PMAT-Verified Scores (via pmat tooling)

Metric Score Grade
Rust Project Score 156/159 A+ (98.1%)
TDG (Technical Debt Grade) 90.9/100 A
Repository Health 81.5/100 B+
Maintainability Index 70.0
Median Cyclomatic Complexity 2.00

Codebase Statistics

Metric Value
Test Count 2,273
Total Functions 933
Source LOC ~145,000
Examples 103

Quality Gate Configuration

# From .pmat-metrics.toml
[quality_gates]
min_coverage_pct = 95.0           # Target
min_mutation_score_pct = 85.0     # Target
max_cyclomatic_complexity = 10    # Per function
min_tdg_grade = "A+"              # Target
max_unwrap_calls = 0              # Zero tolerance

[performance]
max_rtf_tiny = 2.0                # ≤2.0x real-time
max_rtf_base = 2.5                # ≤2.5x real-time
max_memory_tiny_mb = 150          # Peak memory
max_memory_base_mb = 350          # Peak memory

Toyota Way Principles

  • Jidoka: Automatic quality gates prevent defects
  • Kaizen: Continuous improvement through iteration
  • Genchi Genbutsu: Tests verify actual behavior, not assumptions

Contributing

Contributions are welcome!
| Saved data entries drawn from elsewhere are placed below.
### mcintegration.jl_amd/csrc/mci_host_iteration.h

```cpp
int mci_iteration_run(mci_problem *p, int32_t solver, int64_t nevalperblock, int64_t block_lo, int64_t block_hi,
                      int32_t iteration, uint64_t seed, int64_t measurefreq, int64_t nchain, double thermal_ratio) {
    if (p->ctx->offline) return fail(MCI_ERR_NO_DEVICE, "offline context: no device to run on");
    if (solver != MCI_VEGAS && solver != MCI_VEGASMC && solver != MCI_MCMC) return fail(MCI_ERR_INVALID, "Solver %d is not supported!", solver);
    const bool auto_chains = nchain <= 0;
    if (measurefreq <= 0) return fail(MCI_ERR_INVALID, "measurefreq must be positive");
    const int64_t nblocks = block_hi - block_lo;
    if (nblocks < 1 || nevalperblock < 1) return fail(MCI_ERR_INVALID, "empty iteration");
    if (p->has_fermik && solver != MCI_MCMC) return fail(MCI_ERR_INVALID, "FermiK variables work with solver=:mcmc only");
    if (p->strat.on) {
        if (solver != MCI_VEGAS) return fail(MCI_ERR_INVALID, "stratification works with solver = :vegas only (mci_set_stratification_off first)");
        return strat_run(p, nevalperblock, block_lo, block_hi, iteration, seed, measurefreq);
    }
    const int kern = (p->in_self_check && p->check_slot >= 0 && solver == MCI_VEGAS) ? p->check_slot : kslot(solver, measurefreq);
    int rc = (solver == MCI_VEGAS || p->deterministic || p->shape.host_integrand || p->spec_lanes == 1) ? compile_solver(p, kern) : MCI_OK;
    if (rc) return rc;
    if (solver == MCI_VEGAS && !p->in_self_check && !p->vegas_check_done[kern == kSlotVegasAny ? 1 : 0] &&
        (rc = vegas_check_gate(p, kern, nevalperblock, block_lo, block_hi, iteration, seed, measurefreq)))
        return rc;
    if (solver == MCI_VEGAS && (rc = compile_solver(p, kern))) return rc;
    if (solver == MCI_VEGAS && p->shape.host_integrand && (rc = ensure_dump(p))) return rc;
    if ((rc = flush_merge(p))) return rc;
    HIPCHK(hipSetDevice(p->ctx->device));
    const auto &s = p->shape;
    int T = solver_threads(p, solver);
// ... 75 lines not shown
        spec_maxacc = p->spec_tab_maxacc;
        units = nchain * G;
        T_launch = units >= 256 ? 256 : (int)((units + 63) / 64) * 64;
    }
    if (G == 1 && (rc = compile_solver(p, kern))) return rc;
    p->launch.last_spec_lanes = G;
    p->launch.last_spec_maxacc = spec_maxacc;
    int wpb = p->wg_per_block;
    if (G > 1) {
        if (wpb <= 0) wpb = (int)((2048 + nblocks - 1) / nblocks);
        const int64_t maxw = (units + T_launch - 1) / T_launch;
        if (wpb > maxw) wpb = (int)maxw;
        if (wpb < 1) wpb = 1;
    } else
    if (wpb <= 0) {
        const int64_t big = T >= 1024 ? 1024 : T >= 512 ? 2048 : 4096;
        int64_t target = (units * nblocks >= (int64_t)1 << 25 && p->lds_bytes <= 32 * 1024) ? big : 2048;
        if (solver == MCI_VEGAS && units * nblocks < ((int64_t)1 << 22) && target > 256) target = 256;
        if (solver == MCI_VEGAS && units * nblocks * s.ndraw < ((int64_t)1 << 19) && target > 64) target = 64;
        wpb = (int)((target + nblocks - 1) / nblocks);
        const int64_t maxw = (units + T - 1) / T;
        if (wpb > maxw) wpb = (int)maxw;
        if (wpb < 1) wpb = 1;
    }
    const bool hist_lds = (s.table_mode == 0 || s.table_mode == 3);
    const bool split = solver == MCI_VEGAS && s.ntile > 1;
    if (!split && wpb * s.ntile > 4096 / nblocks && s.ntile > 1) wpb = (int)(4096 / nblocks / s.ntile) > 0 ? (int)(4096 / nblocks / s.ntile) : 1;
    const int64_t nrows = nblocks * wpb;
    const bool atomic_flush = solver == MCI_VEGAS && hist_lds && s.ntile == 1 && atomic_rows_ok(p) && nrows <= kAtomicRows && !s.host_integrand;
    const int64_t nwg = split ? nrows : nrows * s.ntile;
    if ((rc = ensure_capacity(p, nrows, nblocks))) return rc;
    if (solver != MCI_VEGAS && nrows > p->cap_pa) {
        if (p->d_part_pa) (void)hipFree(p->d_part_pa);
        p->d_part_pa = nullptr;
        p->cap_pa = 0;
        HIPCHK(hipMalloc((void **)&p->d_part_pa, (size_t)nrows * 2 * p->npa * sizeof(double)));
        p->cap_pa = nrows;
    }
    int64_t chunk_len = nevalperblock, nchunks = 1;
    if (split) {
        const int64_t words = p->tdraw_words > 0 ? p->tdraw_words : 1;
        const int64_t bytes = (int64_t)s.ni * 8 + words * 4;
        if (!s.host_integrand && !s.host_measure) {
            int64_t cap = (int64_t)1 << 27;
            if (cap * bytes > (int64_t)7500000000) cap = (int64_t)7500000000 / bytes;
            if (g_over.split_chunk.on && g_over.split_chunk.v > 0) cap = g_over.split_chunk.v;
// ... 265 lines not shown
            HIPCHK(hipHostMalloc((void **)&p->h_mx, (size_t)n * s.ndraw * sizeof(double), hipHostMallocDefault));
            HIPCHK(hipHostMalloc((void **)&p->h_mrelw, (size_t)n * nw * sizeof(double), hipHostMallocDefault));
            HIPCHK(hipHostMalloc((void **)&p->h_midx, (size_t)n * sizeof(int32_t), hipHostMallocDefault));
            p->cap_hmeas = n;
        }
        if (nblocks * s.nobs > p->cap_mobs) {
            if (p->d_mobs) (void)hipFree(p->d_mobs);
            p->d_mobs = nullptr;
            HIPCHK(hipMalloc((void **)&p->d_mobs, (size_t)nblocks * s.nobs * sizeof(double)));
            p->cap_mobs = nblocks * s.nobs;
        }
        a.host_mx = p->d_mx;
        a.host_relw = p->d_mrelw;
        a.host_midx = p->d_midx;
        a.hm_first = hm_first;
        a.hm_count = hm_count;
        a.hm_stride = nblocks * hm_n;
        if (solver != MCI_VEGAS) {
            HIPCHK(hipMemsetAsync(p->d_mx, 0, (size_t)n * s.ndraw * sizeof(double), p->ctx->stream));
            HIPCHK(hipMemsetAsync(p->d_mrelw, 0, (size_t)n * hm_rows * sizeof(double), p->ctx->stream));
            HIPCHK(hipMemsetAsync(p->d_midx, 0xFF, (size_t)n * sizeof(int32_t), p->ctx->stream));
        }
    }
    void *args[] = {&a};
    hipFunction_t f = p->f_solver[G > 1 ? (solver == MCI_VEGASMC ? kSlotVegasmcSpec : kSlotMcmcSpec) : kern];
    hipStream_t st = p->ctx->stream;
    const int slot = (int)(p->launch.launches % mci_problem::kEvRing);
    p->launch.time_this_launch = p->kernel_timing > 0 || (p->kernel_timing < 0 && nblocks * nevalperblock >= ((int64_t)1 << 20));
    if (p->launch.time_this_launch && solver == MCI_VEGAS) {
        if (!p->d_clocks) {
            HIPCHK(hipMalloc((void **)&p->d_clocks, (size_t)2 * mci_problem::kEvRing * sizeof(unsigned long long)));
            HIPCHK(hipMemsetAsync(p->d_clocks, 0, (size_t)2 * mci_problem::kEvRing * sizeof(unsigned long long), st));
        }
        a.clock_out = p->d_clocks + 2 * slot;
    }
    if (p->launch.time_this_launch) HIPCHK(hipEventRecord(p->evs[2 * slot], st));
    if (solver != MCI_VEGAS && s.host_integrand) {
        const int64_t nc = nblocks * nchain, steps = nevalperblock / nchain;
        const int nw = s.ni * s.ncomp, nd = s.ndraw;
        if (nc >= ((int64_t)1 << 31) || steps + nburn >= ((int64_t)1 << 31) - 1) return fail(MCI_ERR_INVALID, "too many chains or steps for the host-closure path");
        if (nc > p->cap_hstep) {
            if (p->d_hstep) (void)hipFree(p->d_hstep);
            p->d_hstep = nullptr;
            p->cap_hstep = 0;
            HIPCHK(hipMalloc(&p->d_hstep, (size_t)nc * ((3 * nd + nw + 4) * sizeof(double) + (2 * nd + 7) * sizeof(int)) + 16));
            p->cap_hstep = nc;
// ... 367 lines not shown
```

Please follow these guidelines:

Development Workflow

  1. Fork the repository
  2. Create a feature branch from master
  3. Make your changes
  4. Run quality gates: make lint && make test && make coverage
  5. Ensure coverage remains above 95%
  6. Submit a pull request

Code Standards

  • All code must pass cargo clippy -- -D warnings
  • Format with cargo fmt
  • No unwrap() calls - use Result types
  • Zero TODO/FIXME/HACK comments - create tickets instead
  • Document all public APIs

Testing Requirements

# Run all quality gates
make test          # All tests
make coverage      # Must be >= 95%
pmat quality-gate  # Must pass

Commit Messages

Follow conventional commits format:

  • feat(module): add new feature
  • fix(module): fix bug
  • refactor(module): improve code
  • docs(module): update documentation

Roadmap

v0.2.0 (Current Release)

  • Full Whisper architecture (encoder-decoder transformer)
  • Int4/Int8 quantization with .apr format
  • WASM SIMD acceleration
  • Streaming transcription
  • 99 language support with auto-detection
  • Greedy and beam search decoding
  • GPU-resident tensor architecture via trueno-gpu
  • CUDA acceleration with 5.8x speedup
  • 2,273+ tests, TDG A grade (90.9/100)

v0.3.0 (Planned)

  • WebGPU acceleration
  • Turbo model support
  • Word-level timestamps
  • Voice activity detection

License

Licensed under the MIT License. See LICENSE for details.